L’efficacia della disciplina cui sono sottoposti i claim dei cosmetici, il Regolamento 655/2013, è stata oggetto di verifica attraverso un’indagine della Commissione europea, che ha raccolto dati sulla correttezza delle dichiarazioni di prodotto da tutti gli Stati Membri. Nella propria relazione, la Commissione rileva una sostanziale adesione ai sei criteri per valutare la correttezza dei claim individuati dal Regolamento 655.
Riscontra tuttavia anche alcune criticità, che riguardano soprattutto il supporto probatorio che i claim devono avere, non sempre considerato sufficiente, quindi con violazioni del terzo criterio del Regolamento. Inoltre è stato giudicato non sempre corretto l’uso delle dichiarazioni “ipoallergenico” e “senza”, quest’ultima relativa a uno o più ingredienti autorizzati (es. senza alcol, senza conservanti ecc.). Abbiamo chiesto all’avvocato Sonia Selletti, dello Studio Legale Astolfi e Associati di Milano, un commento sull’applicazione del Regolamento 655 e sugli aspetti controversi delle aggettivazioni “ipoallergenico” e “senza”.
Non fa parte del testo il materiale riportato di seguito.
# VatsalSy/gerris-fft-particles

Hardware: AMD Instinct MI355X
Metric: Mcell-steps/s (projection+advection), 3D 256^3 uniform (higher is better)
Workload: dtype f64; 1 GPU; 3-D periodic Taylor-Green, 256^3 per GPU, default projection/advection parameters (SURVEY 8d config C); relax_mode=exact, parallelism=1 box, rccl_world_size=0

## Files before the change

### gerris-fft-particles_amd/csrc/gfship_internal.hpp

```cpp
#pragma once

#include <hip/hip_runtime.h>
#include <cstdio>
#include <cstdarg>
#include <cstring>
#include <vector>
#include <deque>
#include <string>
#include <type_traits>
#include "gfship.h"
#include "switches.hpp"
#include "cell_update.hpp"

namespace gfship {

struct Layout {
  int n = 0;
  int px = 0;
  int xo = 1;
  int rows = 0;
  int dim = 3;
  long sy = 0;
  long sz = 0;
  size_t total = 0;
// ... 76 lines not shown
  double * h_pinned = nullptr;
  gfship_exchange_fn exchange = nullptr; void * exchange_ctx = nullptr;
  gfship_reduce_fn reduce = nullptr;     void * reduce_ctx = nullptr;
  bool has_external = false;
  void * comm = nullptr;
  int overlap = 0;
  int lat_rank = -1, lat_n = 0, lat_b[3] = { 1, 1, 1 };
  gfship_gather_fn gather = nullptr; void * gather_ctx = nullptr;
  double * lat_res = nullptr, * lat_xch = nullptr;
  unsigned * lat_bar = nullptr;
  size_t lat_res_doubles = 0, lat_xch_doubles = 0;
  double * gfv_send[6] = {}, * gfv_recv[6] = {};
  double src[3] = { 0., 0., 0. };
  unsigned long long n_lattice_cycles = 0, n_fused_mpi = 0;
  unsigned long long kc[GFSHIP_KC_COUNT] = {};
  bool lattice_attr_set = false;
  void * mpi_plan[GFSHIP_MAXLEVEL + 1] = {};
  gfship_field dp_cache = -1;
  int skew_resident = -1;
  int patch_resident = 0;
  bool no_fused_godunov = false;
  bool no_fused_loop = false;
  bool force_hyperplane = false;
  bool unit_weights = false;
  bool weighted = false;
  unsigned long weights_stamp = 0;
  gfship_field wf[6] = {-1, -1, -1, -1, -1, -1};
  gfship::SkewPlan skew[GFSHIP_MAXLEVEL + 1];
  double diff_w[GFSHIP_MAXLEVEL + 1] = {};
  double * cfl_partial = nullptr;
  size_t cfl_nblocks = 0, cfl_used = 0;
  bool cfl_dirty = false;
  bool coarse_attr_set = false;
  gfship_field res_cache = -1;
  bool diff_ready = false;
  int diff_kind = 1;
  int patch_call = -1;
};

namespace gfship {

void set_error (const char * fmt, ...);
int  hip_fail (hipError_t e, const char * what, const char * file, int line);

inline int before_write (gfship_domain * dom)
{
  return dom->before_write ? dom->before_write (dom->before_write_ctx) : GFSHIP_OK;
}

#define GFSHIP_HIP(call) do { hipError_t e_ = (call); \
    if (e_ != hipSuccess) return gfship::hip_fail (e_, #call, __FILE__, __LINE__); } while (0)

inline hipError_t stream_wait_spin (hipStream_t st)
{
  hipError_t e;
  while ((e = hipStreamQuery (st)) == hipErrorNotReady)
    ;
  return e;
}

template <class F> inline void with_bools (F && f) { f (); }
template <class F, class... B> inline void with_bools (F && f, bool b0, B... rest)
{
  if (b0) with_bools ([&] (auto... r) { f (std::true_type {}, r...); }, rest...);
  else    with_bools ([&] (auto... r) { f (std::false_type {}, r...); }, rest...);
}

template <class F, class... B> inline void with_kind (F && f, int kind, B... bools)
{
  auto k = [&] (auto K) { with_bools ([&] (auto... r) { f (K, r...); }, bools...); };
  if (kind == 3)      k (std::integral_constant<int, 3> {});
  else if (kind == 2) k (std::integral_constant<int, 2> {});
  else if (kind)      k (std::integral_constant<int, 1> {});
  else                k (std::integral_constant<int, 0> {});
}

#define GFSHIP_CHECK(cond, code, ...) do { if (!(cond)) { \
    gfship::set_error (__VA_ARGS__); return (code); } } while (0)

Field * get_field (gfship_domain * dom, gfship_field f);
int coarse_flush (gfship_domain * dom, Field * F, int level, bool leaf_write = false);
inline long ncells (const Layout & L) {
  return L.dim == 3 ? (long) L.n*L.n*L.n : (long) L.n*L.n;
}

int launch_bc (gfship_domain * dom, Field * v, Field * v1, int level, int homogeneous);
bool all_sides_periodic (const gfship_domain * dom);
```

Qual è l’importanza del Regolamento 655/2013 per il mercato dei cosmetici?
Per quanto ispirato a principi già rinvenibili nella precedente normativa sulla comunicazione commerciale e nei codici nazionali dell’autodisciplina pubblicitaria, il Regolamento 655/2013, nell’averli ribaditi in forma di criteri comuni in un atto legislativo che si applica in tutti gli Stati membri, ha posto un richiamo forte sull’importanza dei principi di correttezza e comunicazione responsabile nell’informazione al consumatore, che allo stesso tempo soddisfa l’etica e promuove lo sviluppo del mercato. La Relazione della Commissione ha in effetti riscontrato una significativa adesione al disposto del Regolamento, pari a oltre il 90%. Un dato molto positivo, a conferma che il Regolamento è stato utile e che è stato correttamente applicato dalle aziende. Ciò si traduce in un elemento di qualità delle informazioni che vengono veicolate.
Le dichiarazioni del tipo “senza” e “ipoallergenico”, molto presenti sui cosmetici venduti in farmacia, sono però risultate problematiche…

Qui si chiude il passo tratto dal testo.